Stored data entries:

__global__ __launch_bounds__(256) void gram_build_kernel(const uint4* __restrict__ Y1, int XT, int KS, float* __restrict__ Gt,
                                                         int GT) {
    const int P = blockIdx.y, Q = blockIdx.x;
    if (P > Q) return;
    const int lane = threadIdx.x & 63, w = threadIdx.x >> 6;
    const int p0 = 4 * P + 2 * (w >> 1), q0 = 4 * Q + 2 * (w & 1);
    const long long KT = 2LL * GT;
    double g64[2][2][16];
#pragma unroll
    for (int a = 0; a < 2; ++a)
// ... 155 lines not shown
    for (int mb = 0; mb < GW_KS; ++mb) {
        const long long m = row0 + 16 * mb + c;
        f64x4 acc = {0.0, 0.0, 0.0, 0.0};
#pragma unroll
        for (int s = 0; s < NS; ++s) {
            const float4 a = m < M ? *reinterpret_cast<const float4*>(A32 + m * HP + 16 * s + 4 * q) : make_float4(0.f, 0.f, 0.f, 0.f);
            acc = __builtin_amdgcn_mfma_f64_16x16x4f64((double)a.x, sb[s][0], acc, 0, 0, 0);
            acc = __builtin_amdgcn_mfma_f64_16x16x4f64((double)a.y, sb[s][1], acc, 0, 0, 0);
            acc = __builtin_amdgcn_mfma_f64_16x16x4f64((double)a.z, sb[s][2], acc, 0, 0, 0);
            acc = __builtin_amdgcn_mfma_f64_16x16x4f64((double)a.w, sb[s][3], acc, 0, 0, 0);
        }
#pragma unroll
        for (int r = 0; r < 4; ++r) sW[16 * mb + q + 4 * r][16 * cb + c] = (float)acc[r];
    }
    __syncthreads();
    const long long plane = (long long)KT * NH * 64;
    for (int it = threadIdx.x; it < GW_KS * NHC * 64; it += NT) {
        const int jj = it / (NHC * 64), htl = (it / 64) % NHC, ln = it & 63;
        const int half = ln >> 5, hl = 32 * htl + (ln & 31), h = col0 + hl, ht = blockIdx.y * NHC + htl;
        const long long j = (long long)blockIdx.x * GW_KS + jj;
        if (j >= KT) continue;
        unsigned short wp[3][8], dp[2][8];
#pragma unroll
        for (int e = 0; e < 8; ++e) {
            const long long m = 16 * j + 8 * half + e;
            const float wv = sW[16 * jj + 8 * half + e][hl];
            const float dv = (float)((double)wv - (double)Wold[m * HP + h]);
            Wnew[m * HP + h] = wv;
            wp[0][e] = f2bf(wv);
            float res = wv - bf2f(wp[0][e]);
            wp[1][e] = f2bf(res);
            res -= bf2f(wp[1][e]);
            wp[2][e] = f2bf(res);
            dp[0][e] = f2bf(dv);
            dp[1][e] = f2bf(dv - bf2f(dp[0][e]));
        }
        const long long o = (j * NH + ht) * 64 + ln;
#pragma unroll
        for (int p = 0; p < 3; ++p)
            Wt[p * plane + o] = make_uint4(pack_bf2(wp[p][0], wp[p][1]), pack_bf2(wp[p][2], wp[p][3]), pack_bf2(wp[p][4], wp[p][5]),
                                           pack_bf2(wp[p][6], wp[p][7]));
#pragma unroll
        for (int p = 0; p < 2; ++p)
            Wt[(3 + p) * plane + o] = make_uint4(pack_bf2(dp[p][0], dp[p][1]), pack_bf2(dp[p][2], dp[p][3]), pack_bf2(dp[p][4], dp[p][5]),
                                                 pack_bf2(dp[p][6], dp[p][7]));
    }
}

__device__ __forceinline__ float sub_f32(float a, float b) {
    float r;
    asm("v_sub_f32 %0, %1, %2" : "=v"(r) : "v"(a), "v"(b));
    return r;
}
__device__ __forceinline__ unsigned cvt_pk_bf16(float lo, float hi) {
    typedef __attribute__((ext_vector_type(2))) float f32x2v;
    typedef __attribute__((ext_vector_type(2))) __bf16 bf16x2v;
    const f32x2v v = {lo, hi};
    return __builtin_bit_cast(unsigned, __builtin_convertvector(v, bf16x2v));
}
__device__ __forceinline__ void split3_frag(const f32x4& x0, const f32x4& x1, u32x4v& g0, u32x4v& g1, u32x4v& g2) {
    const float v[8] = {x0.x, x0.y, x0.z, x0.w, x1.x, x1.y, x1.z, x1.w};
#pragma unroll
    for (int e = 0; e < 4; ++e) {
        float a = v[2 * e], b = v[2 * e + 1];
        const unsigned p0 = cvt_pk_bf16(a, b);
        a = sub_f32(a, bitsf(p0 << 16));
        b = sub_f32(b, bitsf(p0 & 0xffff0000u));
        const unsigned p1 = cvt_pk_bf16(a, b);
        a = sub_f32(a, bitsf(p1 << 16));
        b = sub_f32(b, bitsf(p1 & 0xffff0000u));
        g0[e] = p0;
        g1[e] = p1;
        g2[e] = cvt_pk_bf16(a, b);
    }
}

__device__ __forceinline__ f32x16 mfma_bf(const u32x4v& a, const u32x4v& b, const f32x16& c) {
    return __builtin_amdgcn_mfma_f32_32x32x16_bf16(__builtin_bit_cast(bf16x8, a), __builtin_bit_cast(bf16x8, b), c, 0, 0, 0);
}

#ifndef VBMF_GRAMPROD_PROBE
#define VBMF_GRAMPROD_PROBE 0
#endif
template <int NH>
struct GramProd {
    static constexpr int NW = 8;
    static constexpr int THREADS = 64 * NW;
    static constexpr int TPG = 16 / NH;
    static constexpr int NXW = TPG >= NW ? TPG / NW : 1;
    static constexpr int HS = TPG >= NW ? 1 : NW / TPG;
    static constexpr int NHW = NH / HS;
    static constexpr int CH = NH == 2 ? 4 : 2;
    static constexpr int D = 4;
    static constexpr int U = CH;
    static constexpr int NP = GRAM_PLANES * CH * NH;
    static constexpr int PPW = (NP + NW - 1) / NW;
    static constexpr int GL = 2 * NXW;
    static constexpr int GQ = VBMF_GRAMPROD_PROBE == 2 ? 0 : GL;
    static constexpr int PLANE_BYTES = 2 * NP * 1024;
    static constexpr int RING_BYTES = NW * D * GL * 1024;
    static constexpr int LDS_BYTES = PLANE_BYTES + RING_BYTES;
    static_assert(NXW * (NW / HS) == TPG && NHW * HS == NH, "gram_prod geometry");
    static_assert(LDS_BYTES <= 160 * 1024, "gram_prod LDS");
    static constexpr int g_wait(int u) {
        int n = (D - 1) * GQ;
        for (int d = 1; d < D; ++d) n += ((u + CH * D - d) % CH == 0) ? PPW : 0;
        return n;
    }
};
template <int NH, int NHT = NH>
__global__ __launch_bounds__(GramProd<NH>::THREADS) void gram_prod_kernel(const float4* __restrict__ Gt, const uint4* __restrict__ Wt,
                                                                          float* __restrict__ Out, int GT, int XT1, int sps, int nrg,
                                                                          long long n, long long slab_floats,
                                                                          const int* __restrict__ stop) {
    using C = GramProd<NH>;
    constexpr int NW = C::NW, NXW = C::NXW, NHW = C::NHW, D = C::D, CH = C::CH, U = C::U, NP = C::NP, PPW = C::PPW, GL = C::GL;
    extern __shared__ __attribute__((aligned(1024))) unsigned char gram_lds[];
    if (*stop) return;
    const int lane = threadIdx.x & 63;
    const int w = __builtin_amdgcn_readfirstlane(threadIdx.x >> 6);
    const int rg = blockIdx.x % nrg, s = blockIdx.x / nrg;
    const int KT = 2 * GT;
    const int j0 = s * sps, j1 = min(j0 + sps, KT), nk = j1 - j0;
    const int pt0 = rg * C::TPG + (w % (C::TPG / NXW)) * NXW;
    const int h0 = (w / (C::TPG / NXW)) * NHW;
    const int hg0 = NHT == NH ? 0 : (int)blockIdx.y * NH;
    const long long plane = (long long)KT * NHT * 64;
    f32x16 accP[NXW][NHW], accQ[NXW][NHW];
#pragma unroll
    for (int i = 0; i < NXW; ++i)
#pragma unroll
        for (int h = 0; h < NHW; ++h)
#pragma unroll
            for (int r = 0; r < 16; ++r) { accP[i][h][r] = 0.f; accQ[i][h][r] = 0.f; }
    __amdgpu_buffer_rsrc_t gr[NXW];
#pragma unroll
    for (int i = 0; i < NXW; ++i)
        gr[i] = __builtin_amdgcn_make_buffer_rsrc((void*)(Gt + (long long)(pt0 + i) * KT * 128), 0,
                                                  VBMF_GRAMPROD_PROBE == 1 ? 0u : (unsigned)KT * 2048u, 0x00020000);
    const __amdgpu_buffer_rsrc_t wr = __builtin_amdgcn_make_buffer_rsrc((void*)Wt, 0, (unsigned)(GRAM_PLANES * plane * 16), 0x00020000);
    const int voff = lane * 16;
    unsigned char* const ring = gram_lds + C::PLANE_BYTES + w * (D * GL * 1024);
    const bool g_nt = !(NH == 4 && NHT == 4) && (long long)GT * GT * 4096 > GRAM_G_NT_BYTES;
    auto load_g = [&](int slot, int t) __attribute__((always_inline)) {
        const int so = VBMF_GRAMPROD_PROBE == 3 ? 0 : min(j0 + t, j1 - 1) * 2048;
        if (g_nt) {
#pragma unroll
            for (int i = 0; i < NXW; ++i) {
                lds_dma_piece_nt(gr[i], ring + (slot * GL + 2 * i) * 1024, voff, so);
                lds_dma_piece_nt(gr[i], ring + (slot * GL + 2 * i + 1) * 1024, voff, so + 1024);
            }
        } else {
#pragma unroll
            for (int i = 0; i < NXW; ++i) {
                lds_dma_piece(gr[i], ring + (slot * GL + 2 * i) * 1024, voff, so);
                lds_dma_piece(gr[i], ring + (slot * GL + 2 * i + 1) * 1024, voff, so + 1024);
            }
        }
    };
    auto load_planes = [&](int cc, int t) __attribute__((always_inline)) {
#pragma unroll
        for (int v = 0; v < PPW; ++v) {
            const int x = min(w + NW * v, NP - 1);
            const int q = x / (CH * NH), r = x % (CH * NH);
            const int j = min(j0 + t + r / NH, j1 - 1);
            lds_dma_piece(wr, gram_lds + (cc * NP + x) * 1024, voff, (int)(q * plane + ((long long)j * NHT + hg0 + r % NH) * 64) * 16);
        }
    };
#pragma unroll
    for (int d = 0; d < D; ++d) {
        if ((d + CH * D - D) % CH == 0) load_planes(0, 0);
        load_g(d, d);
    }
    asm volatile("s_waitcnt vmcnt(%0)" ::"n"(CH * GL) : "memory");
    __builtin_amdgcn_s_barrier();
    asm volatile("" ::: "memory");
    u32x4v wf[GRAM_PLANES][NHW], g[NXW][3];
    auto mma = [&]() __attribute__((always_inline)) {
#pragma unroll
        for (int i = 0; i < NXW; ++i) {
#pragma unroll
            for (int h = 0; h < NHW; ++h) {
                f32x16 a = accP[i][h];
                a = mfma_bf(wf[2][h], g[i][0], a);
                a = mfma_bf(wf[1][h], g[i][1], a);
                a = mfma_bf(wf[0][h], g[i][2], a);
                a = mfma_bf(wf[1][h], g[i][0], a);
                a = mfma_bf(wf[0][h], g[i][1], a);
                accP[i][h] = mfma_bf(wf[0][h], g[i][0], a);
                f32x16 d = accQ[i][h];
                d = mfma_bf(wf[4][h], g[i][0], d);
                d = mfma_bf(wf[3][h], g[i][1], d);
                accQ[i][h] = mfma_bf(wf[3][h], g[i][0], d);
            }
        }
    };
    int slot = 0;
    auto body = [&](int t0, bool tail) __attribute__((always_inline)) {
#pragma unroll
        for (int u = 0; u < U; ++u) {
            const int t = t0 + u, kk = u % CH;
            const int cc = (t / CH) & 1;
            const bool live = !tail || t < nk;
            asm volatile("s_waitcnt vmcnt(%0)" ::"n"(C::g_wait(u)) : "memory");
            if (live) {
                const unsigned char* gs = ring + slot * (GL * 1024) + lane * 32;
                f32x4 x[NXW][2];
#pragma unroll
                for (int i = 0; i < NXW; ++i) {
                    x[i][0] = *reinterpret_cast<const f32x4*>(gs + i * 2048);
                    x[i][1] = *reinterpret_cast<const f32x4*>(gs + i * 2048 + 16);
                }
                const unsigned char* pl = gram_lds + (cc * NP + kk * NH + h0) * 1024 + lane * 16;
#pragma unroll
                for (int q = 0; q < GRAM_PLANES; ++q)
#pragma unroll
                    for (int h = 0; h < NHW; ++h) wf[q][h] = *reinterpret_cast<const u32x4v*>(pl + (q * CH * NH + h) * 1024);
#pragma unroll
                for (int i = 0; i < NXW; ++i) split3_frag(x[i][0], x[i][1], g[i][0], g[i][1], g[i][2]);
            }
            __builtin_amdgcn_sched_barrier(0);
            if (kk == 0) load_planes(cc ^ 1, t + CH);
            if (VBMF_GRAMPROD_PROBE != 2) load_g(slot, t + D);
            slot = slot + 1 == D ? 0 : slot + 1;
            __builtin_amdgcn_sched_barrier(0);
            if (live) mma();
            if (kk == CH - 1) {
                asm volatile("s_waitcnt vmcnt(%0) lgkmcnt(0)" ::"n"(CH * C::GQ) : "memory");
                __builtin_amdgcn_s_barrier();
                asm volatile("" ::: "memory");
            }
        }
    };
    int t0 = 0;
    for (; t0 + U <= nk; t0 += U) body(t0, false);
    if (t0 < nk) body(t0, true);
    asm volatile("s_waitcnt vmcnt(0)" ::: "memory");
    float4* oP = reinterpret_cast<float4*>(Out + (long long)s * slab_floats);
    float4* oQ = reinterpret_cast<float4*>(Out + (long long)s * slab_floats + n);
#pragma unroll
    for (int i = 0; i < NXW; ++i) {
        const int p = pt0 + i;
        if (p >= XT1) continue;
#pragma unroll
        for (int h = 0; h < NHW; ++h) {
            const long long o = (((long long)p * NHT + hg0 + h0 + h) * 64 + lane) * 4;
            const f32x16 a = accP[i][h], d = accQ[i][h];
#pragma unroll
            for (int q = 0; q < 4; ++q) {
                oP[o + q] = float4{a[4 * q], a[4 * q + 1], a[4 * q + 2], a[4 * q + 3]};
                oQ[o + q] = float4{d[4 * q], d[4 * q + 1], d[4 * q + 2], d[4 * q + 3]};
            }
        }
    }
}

▶ [Task description] Word for word, repeat the data from its first line through the line with "if (j >= KT) continue;", including both of those lines and no others.

▶ [Solution to this exercise]
__global__ __launch_bounds__(256) void gram_build_kernel(const uint4* __restrict__ Y1, int XT, int KS, float* __restrict__ Gt,
                                                         int GT) {
    const int P = blockIdx.y, Q = blockIdx.x;
    if (P > Q) return;
    const int lane = threadIdx.x & 63, w = threadIdx.x >> 6;
    const int p0 = 4 * P + 2 * (w >> 1), q0 = 4 * Q + 2 * (w & 1);
    const long long KT = 2LL * GT;
    double g64[2][2][16];
#pragma unroll
    for (int a = 0; a < 2; ++a)
// ... 155 lines not shown
    for (int mb = 0; mb < GW_KS; ++mb) {
        const long long m = row0 + 16 * mb + c;
        f64x4 acc = {0.0, 0.0, 0.0, 0.0};
#pragma unroll
        for (int s = 0; s < NS; ++s) {
            const float4 a = m < M ? *reinterpret_cast<const float4*>(A32 + m * HP + 16 * s + 4 * q) : make_float4(0.f, 0.f, 0.f, 0.f);
            acc = __builtin_amdgcn_mfma_f64_16x16x4f64((double)a.x, sb[s][0], acc, 0, 0, 0);
            acc = __builtin_amdgcn_mfma_f64_16x16x4f64((double)a.y, sb[s][1], acc, 0, 0, 0);
            acc = __builtin_amdgcn_mfma_f64_16x16x4f64((double)a.z, sb[s][2], acc, 0, 0, 0);
            acc = __builtin_amdgcn_mfma_f64_16x16x4f64((double)a.w, sb[s][3], acc, 0, 0, 0);
        }
#pragma unroll
        for (int r = 0; r < 4; ++r) sW[16 * mb + q + 4 * r][16 * cb + c] = (float)acc[r];
    }
    __syncthreads();
    const long long plane = (long long)KT * NH * 64;
    for (int it = threadIdx.x; it < GW_KS * NHC * 64; it += NT) {
        const int jj = it / (NHC * 64), htl = (it / 64) % NHC, ln = it & 63;
        const int half = ln >> 5, hl = 32 * htl + (ln & 31), h = col0 + hl, ht = blockIdx.y * NHC + htl;
        const long long j = (long long)blockIdx.x * GW_KS + jj;
        if (j >= KT) continue;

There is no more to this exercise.